Trouble with his children was a painful experience that Mr. Reagan, who died at 93 in June 2004, often chronicled in his diaries.

At one point, Mr. Reagan notes: “Ron called this evening all exercised because S.S. [Secret Service] agents had gone into their apartment while they were in California to fix an alarm on one of his windows. I tried to reason with him that this was a perfectly O.K. thing for them to do. … I told him quite firmly not to talk to me that way & he hung up on me. Not a perfect day.”

A few weeks later, he wrote, “Nancy phoned — very upset. Ron casually told S.S. he was going to Paris for a few days. I don’t know what it is with him. He refuses to cooperate with them. [Redaction]. I’m not talking to him until he apologizes for hanging up on me.”

In an April 1984 entry, he wrote: “Patti screamed & complained so much we took the S.S. detail away at her request.
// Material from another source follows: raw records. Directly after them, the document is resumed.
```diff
+        int bn = b + step_b, tn = t + step_t;
+        if (tn >= a.T) { tn -= a.T; ++bn; }
+        if (gn < total_tiles) load_tile(nxt, bn, tn);
+        unsigned fg = 0u;
+        unsigned packed = 0u;
+        int sum = 0;
+#pragma unroll
+        for (int s = 0; s < kWideSteps; ++s)
+#pragma unroll
+            for (int j = 0; j < 2; ++j) {
+                const uint64_t v = cur[s][j];
+                const int w = MODE == 0 ? (int)(v & 0xFF) : (v == 1 ? 1 : 0);
+                const unsigned f = w != 0 ? 1u : 0u;
+                fg |= f << (2 * s + j);
+                packed += f << (8 * s);
+                sum += w;
+            }
+        const unsigned inc = wave_incl_scan(packed);
+        const unsigned excl = inc - packed;
+        const unsigned tot = (unsigned)__builtin_amdgcn_readlane((int)inc, 63);
+        if (MODE == 0) sum = wave_total(sum);
+        else sum = (int)((tot & 0xff) + ((tot >> 8) & 0xff) + ((tot >> 16) & 0xff) + (tot >> 24));
+        if (lane == 0) {
+#pragma unroll
+            for (int s = 0; s < kTileSteps; ++s) seg[s * 4 + wave] = s < kWideSteps ? (int)((tot >> (8 * s)) & 0xff) : 0;
+            red[wave] = sum;
+        }
+        scan_segments(seg);
+        if (threadIdx.x == 0)
+            tiles[b * a.T + t] = (uint32_t)seg[kTileSteps * 4] | ((uint32_t)(red[0] + red[1] + red[2] + red[3]) << 12);
+        unsigned short *list = tile_list + ((size_t)b * a.T + t) * kTile;
+        float *draw = tile_draw + ((size_t)b * a.T + t) * kTile;
+        if (seg[kTileSteps * 4] != 0 && fg != 0u) {
+#pragma unroll
+            for (int s = 0; s < kWideSteps; ++s) {
+                int r = seg[s * 4 + wave] + (int)((excl >> (8 * s)) & 0xff);
+#pragma unroll
+                for (int j = 0; j < 2; ++j)
+                    if ((fg >> (2 * s + j)) & 1u) {
+                        const int off = s * 2 * kBlock + 2 * (int)threadIdx.x + j;
+                        list[r] = (unsigned short)off;
+                        if (a.want_draws) draw[r] = selection_draw(a, b, t * kTile + off);
+                        ++r;
+                    }
+            }
+        }
+#pragma unroll
+        for (int s = 0; s < kWideSteps; ++s) cur[s] = nxt[s];
+        g = gn; b = bn; t = tn;
+    }
+}
+
+template <int ES, bool AHEAD, int MODE , int ST >
+__device__ __forceinline__ void tile_scan_narrow(const MaskArgs &a, uint32_t *__restrict__ tiles, unsigned short *__restrict__ tile_list,
+                                                 float *__restrict__ tile_draw, int total_tiles)
 {
     typedef typename RawElem<ES>::type raw_t;
     __shared__ int seg2[2][kTileSteps * 4 + 1];
@@ -196,6 +293,20 @@
             for (int s = 0; s < kTileSteps; ++s) cur[s] = nxt[s];
         }
         g = gn; b = bn; t = tn;
+    }
+}
+
+template <int ES, bool AHEAD, int MODE, int ST = kElemF32,
+          bool WIDE = false >
+__global__ __launch_bounds__(kBlock) void k_tile_scan(MaskArgs a, uint32_t *__restrict__ tiles,
+                                                      unsigned short *__restrict__ tile_list,
+                                                      float *__restrict__ tile_draw, int total_tiles)
+{
+    if constexpr (WIDE) {
+        static_assert(ES == 8 && AHEAD, "the wide scan is the read-ahead scan of 8-byte elements");
+        tile_scan_wide<MODE>(a, tiles, tile_list, tile_draw, total_tiles);
+    } else {
+        tile_scan_narrow<ES, AHEAD, MODE, ST>(a, tiles, tile_list, tile_draw, total_tiles);
     }
 }
 
@@ -421,11 +532,20 @@
 template <int VT> struct VertexRaw { typedef uint2 type; };
 template <> struct VertexRaw<kElemF32> { typedef float2 type; };
 
-template <int VT>
+#ifdef PVV_COMPACT_NT_GATHER
+constexpr bool kGatherStream = true;
+#else
+constexpr bool kGatherStream = false;
+#endif
+template <int VT, bool STREAM = false>
 __device__ __forceinline__ typename VertexRaw<VT>::type load_vertex(const VertexArgs &v, int b, int y, int x, int vi)
 {
     if constexpr (VT == kElemF32) {
         const float *src = v.vertex + (int64_t)b * v.sb + (int64_t)y * v.sh + (int64_t)x * v.sw + (int64_t)vi * v.sk;
+        if constexpr (STREAM) {
+            typedef float gx2 __attribute__((ext_vector_type(2)));
+            if (v.vec2) { const gx2 r = __builtin_nontemporal_load((const gx2 *)src); return make_float2(r.x, r.y); }
+        }
         if (v.vec2) return *(const float2 *)src;
         return make_float2(src[0], src[v.sc]);
     } else {
@@ -445,6 +565,26 @@
         if (v.vec2) return widen_pair<VT>(r.x);
         return make_float2(widen(__builtin_bit_cast(raw_t, (uint16_t)r.x)), widen(__builtin_bit_cast(raw_t, (uint16_t)r.y)));
     }
+}
+
+typedef float f32x2 __attribute__((ext_vector_type(2)));
+__device__ __forceinline__ void store_row(float2 *dst, float2 v)
+{
+#ifdef PVV_COMPACT_PLAIN_STORE
+    *dst = v;
+#else
+    __builtin_nontemporal_store(f32x2{v.x, v.y}, (f32x2 *)dst);
+#endif
+}
+
+template <typename T>
+__device__ __forceinline__ void store_word(T *dst, T v)
+{
+#ifdef PVV_COMPACT_SMALL_NT
+    __builtin_nontemporal_store(v, dst);
+#else
+    *dst = v;
+#endif
 }
 
 struct HypArgs {
@@ -554,8 +694,8 @@
         if (gid >= v.K * h.hn) return;
         const int vi = gid / h.hn, hi = gid - vi * h.hn;
         const size_t o = ((size_t)b * v.K + vi) * h.hn + hi;
-        h.counts[o] = 0;
-        if (h.miss) h.miss[o] = 0;
+        store_word(&h.counts[o], 0);
+        if (h.miss) store_word(&h.miss[o], 0);
         if (h.lead && hi == 0) {
             int *lw = h.lead + ((size_t)b * v.K + vi) * 8 + 4;
             lw[0] = 0; lw[1] = 0; lw[2] = 0; lw[3] = 0;
@@ -611,7 +751,12 @@
         const int y0 = p0 / a.W, x0 = p0 - y0 * a.W, y1 = p1 / a.W, x1 = p1 - y1 * a.W;
         const typename VertexRaw<VT>::type r0 = load_vertex<VT>(v, b, y0, x0, vi), r1 = load_vertex<VT>(v, b, y1, x1, vi);
         const float2 d0 = widen_vertex<VT>(v, r0), d1 = widen_vertex<VT>(v, r1);
-        h.hyps[o] = hypothesis_exact(d0.x, d0.y, (float)x0, (float)y0, d1.x, d1.y, (float)x1, (float)y1);
+        const float2 hyp = hypothesis_exact(d0.x, d0.y, (float)x0, (float)y0, d1.x, d1.y, (float)x1, (float)y1);
+#ifdef PVV_COMPACT_SMALL_NT
+        __builtin_nontemporal_store(f32x2{hyp.x, hyp.y}, (f32x2 *)&h.hyps[o]);
+#else
+        h.hyps[o] = hyp;
+#endif
         if (h.draws_out) { h.draws_out[2 * o] = p0; h.draws_out[2 * o + 1] = p1; }
         return;
     }
@@ -718,18 +863,18 @@
     for (int li = threadIdx.x; li < n; li += kBlock) {
         const int p = t * kTile + list[li];
         const int y = p / a.W, x = p - y * a.W;
-        coords[(size_t)b * a.cap + before + li] = make_float2((float)x, (float)y);
+        store_row(coords + (size_t)b * a.cap + before + li, make_float2((float)x, (float)y));
         float2 *drow = dirs + (size_t)b * v.K * a.cap + before + li;
         for (int v0 = 0; v0 < v.K; v0 += kKeys) {
             typename VertexRaw<VT>::type d[kKeys];
 #pragma unroll
             for (int u = 0; u < kKeys; ++u)
-                if (v0 + u < v.K) d[u] = load_vertex<VT>(v, b, y, x, v0 + u);
+                if (v0 + u < v.K) d[u] = load_vertex<VT, kGatherStream>(v, b, y, x, v0 + u);
 #pragma unroll
             for (int u = 0; u < kKeys; ++u)
                 if (v0 + u < v.K) {
-                    if constexpr (VT == kElemF32) drow[(size_t)(v0 + u) * a.cap] = d[u];
-                    else drow[(size_t)(v0 + u) * a.cap] = widen_vertex<VT>(v, d[u]);
+                    if constexpr (VT == kElemF32) store_row(drow + (size_t)(v0 + u) * a.cap, d[u]);
+                    else store_row(drow + (size_t)(v0 + u) * a.cap, widen_vertex<VT>(v, d[u]));
                 }
         }
     }
diff --git a/clean-pvnet_amd/csrc/count_prune.hpp b/clean-pvnet_amd/csrc/count_prune.hpp
--- a/clean-pvnet_amd/csrc/count_prune.hpp
+++ b/clean-pvnet_amd/csrc/count_prune.hpp
@@ -14,11 +14,10 @@
     int nsplit;
 };
 
-constexpr int kLead = 2;
-
-template <uint32_t FIRST>
+template <uint32_t FIRST, int kLead>
 __global__ __launch_bounds__(kBlock) void k_lead(LeadArgs a)
 {
+    static_assert(kLead == 1 || kLead == 2, "one or two leaders");
     constexpr uint32_t REST = stage_rest_of(FIRST);
     __shared__ int s_cnt[4], s_idx[4], s_sum[4][4];
     const int vi = blockIdx.x / a.nsplit, split = blockIdx.x - vi * a.nsplit, b = blockIdx.y, bk = b * a.K + vi;
diff --git a/clean-pvnet_amd/csrc/pvnet_vote.hip b/clean-pvnet_amd/csrc/pvnet_vote.hip
--- a/clean-pvnet_amd/csrc/pvnet_vote.hip
+++ b/clean-pvnet_amd/csrc/pvnet_vote.hip
@@ -111,8 +111,11 @@
     if (((long long)p->H * p->W + kTile - 1) / kTile > kMaxTiles) return fail(PVV_E_ARG, "H*W too large (more than 16000 tiles of 2048 pixels)");
     if ((long long)p->K * p->hn >= (1ll << 23)) return fail(PVV_E_ARG, "K*hn must be < 2^23");
     if (p->count_kernel < PVV_COUNT_AUTO || p->count_kernel > PVV_COUNT_STAGED_ESTIMATE) return fail(PVV_E_ARG, "unknown count_kernel");
-    if (p->flags & ~(PVV_FLAG_DEVICE_RNG | PVV_FLAG_VERTEX_F16 | PVV_FLAG_VERTEX_BF16 | PVV_FLAG_SEG_F16 | PVV_FLAG_SEG_BF16))
+    if (p->flags & ~(PVV_FLAG_DEVICE_RNG | PVV_FLAG_VERTEX_F16 | PVV_FLAG_VERTEX_BF16 | PVV_FLAG_SEG_F16 | PVV_FLAG_SEG_BF16 |
+                     PVV_FLAG_LEAD_ONE | PVV_FLAG_LEAD_TWO))
         return fail(PVV_E_ARG, "unknown bits in flags");
+    if ((p->flags & PVV_FLAG_LEAD_ONE) && (p->flags & PVV_FLAG_LEAD_TWO))
+        return fail(PVV_E_ARG, "flags: PVV_FLAG_LEAD_ONE and PVV_FLAG_LEAD_TWO are exclusive");
     if ((p->flags & PVV_FLAG_VERTEX_F16) && (p->flags & PVV_FLAG_VERTEX_BF16))
         return fail(PVV_E_ARG, "flags: PVV_FLAG_VERTEX_F16 and PVV_FLAG_VERTEX_BF16 are exclusive");
     if ((p->flags & PVV_FLAG_SEG_F16) && (p->flags & PVV_FLAG_SEG_BF16))
@@ -311,6 +314,18 @@
     if (work < kStageMinWork) return false;
     if (m < 0.f) return true;
     return m >= stage_hint_threshold(p, work) && max_tn > (float)((kStageMinChunks - 1) * 4 * kBfPixPerWave);
+}
+
+constexpr float kLeadOneMinRatio = 0.99f;
+int lead_count(const pvv_problem *p, hipStream_t st)
+{
+    if (p->flags & PVV_FLAG_LEAD_ONE) return 1;
+    if (p->flags & PVV_FLAG_LEAD_TWO) return 2;
+#ifdef PVV_LEAD_ALWAYS_TWO
+    return 2;
+#endif
+    if (p->count_kernel != PVV_COUNT_AUTO) return 2;
+    return stage_hint_mean(p, st) >= kLeadOneMinRatio ? 1 : 2;
 }
 
 Bf16Consts bf16_consts(float thresh)
@@ -415,7 +430,8 @@
     la.nsplit = 16;
     while (la.nsplit > 1 && (long long)p->B * p->K * la.nsplit > 8ll * num_cus()) la.nsplit >>= 1;
     la.nsplit = tuning_int("PVV_LEAD_SPLIT", la.nsplit);
-    hipLaunchKernelGGL(k_lead<FIRST>, dim3(p->K * la.nsplit, p->B), dim3(kBlock), 0, st, la);
+    if (lead_count(p, st) == 1) hipLaunchKernelGGL((k_lead<FIRST, 1>), dim3(p->K * la.nsplit, p->B), dim3(kBlock), 0, st, la);
+    else hipLaunchKernelGGL((k_lead<FIRST, 2>), dim3(p->K * la.nsplit, p->B), dim3(kBlock), 0, st, la);
     if (int e = check_launch("k_lead")) return e;
     if (int e = mark(p, PVV_MARK_PRUNE0, st)) return e;
     sa.lead = lead;
@@ -542,7 +558,12 @@
     long long per_block = 1;
     if (per_cu_t > 0) per_block = (total + (long long)per_cu_t * num_cus() - 1) / ((long long)per_cu_t * num_cus());
     const int grid = (int)((total + per_block - 1) / per_block);
-    hipLaunchKernelGGL((k_tile_scan<ES, true, MODE>), dim3(grid), dim3(kBlock), 0, st, m, tiles, lists, draws, (int)total);
+#ifndef PVV_SCAN_NARROW
+    constexpr bool wide = ES == 8;
+#else
+    constexpr bool wide = false;
+#endif
+    hipLaunchKernelGGL((k_tile_scan<ES, true, MODE, kElemF32, wide>), dim3(grid), dim3(kBlock), 0, st, m, tiles, lists, draws, (int)total);
 }
 
 struct Front {
diff --git a/include/pvnet_vote.h b/include/pvnet_vote.h
--- a/include/pvnet_vote.h
+++ b/include/pvnet_vote.h
@@ -77,6 +77,8 @@
 #define PVV_FLAG_VERTEX_BF16 4
 #define PVV_FLAG_SEG_F16 8
 #define PVV_FLAG_SEG_BF16 16
+#define PVV_FLAG_LEAD_ONE 64
+#define PVV_FLAG_LEAD_TWO 128
 
 #define PVV_STATUS_SKIPPED 1
 #define PVV_STATUS_SUBSAMPLED 2
```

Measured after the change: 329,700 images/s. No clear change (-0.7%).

“Now, S.S. went to her & asked if she would accept it for no more than a week until they could get this information out of Lebanon & check the story [about an apparent threat]. She said yes. But today’s the 4th day & she’s screaming again about her invasion of her privacy & last night she abused the agents terribly. I said take them away from her so she’s again without protection. Insanity is hereditary. You catch it from your kids.”

But Mr. Reagan also wrote frequently of his love of his wife and how comforting that was to him.

A few weeks before he was shot in a 1981 assassination attempt, he wrote, “Our wedding anniversary. 29 years of more happiness than any man could rightly deserve.”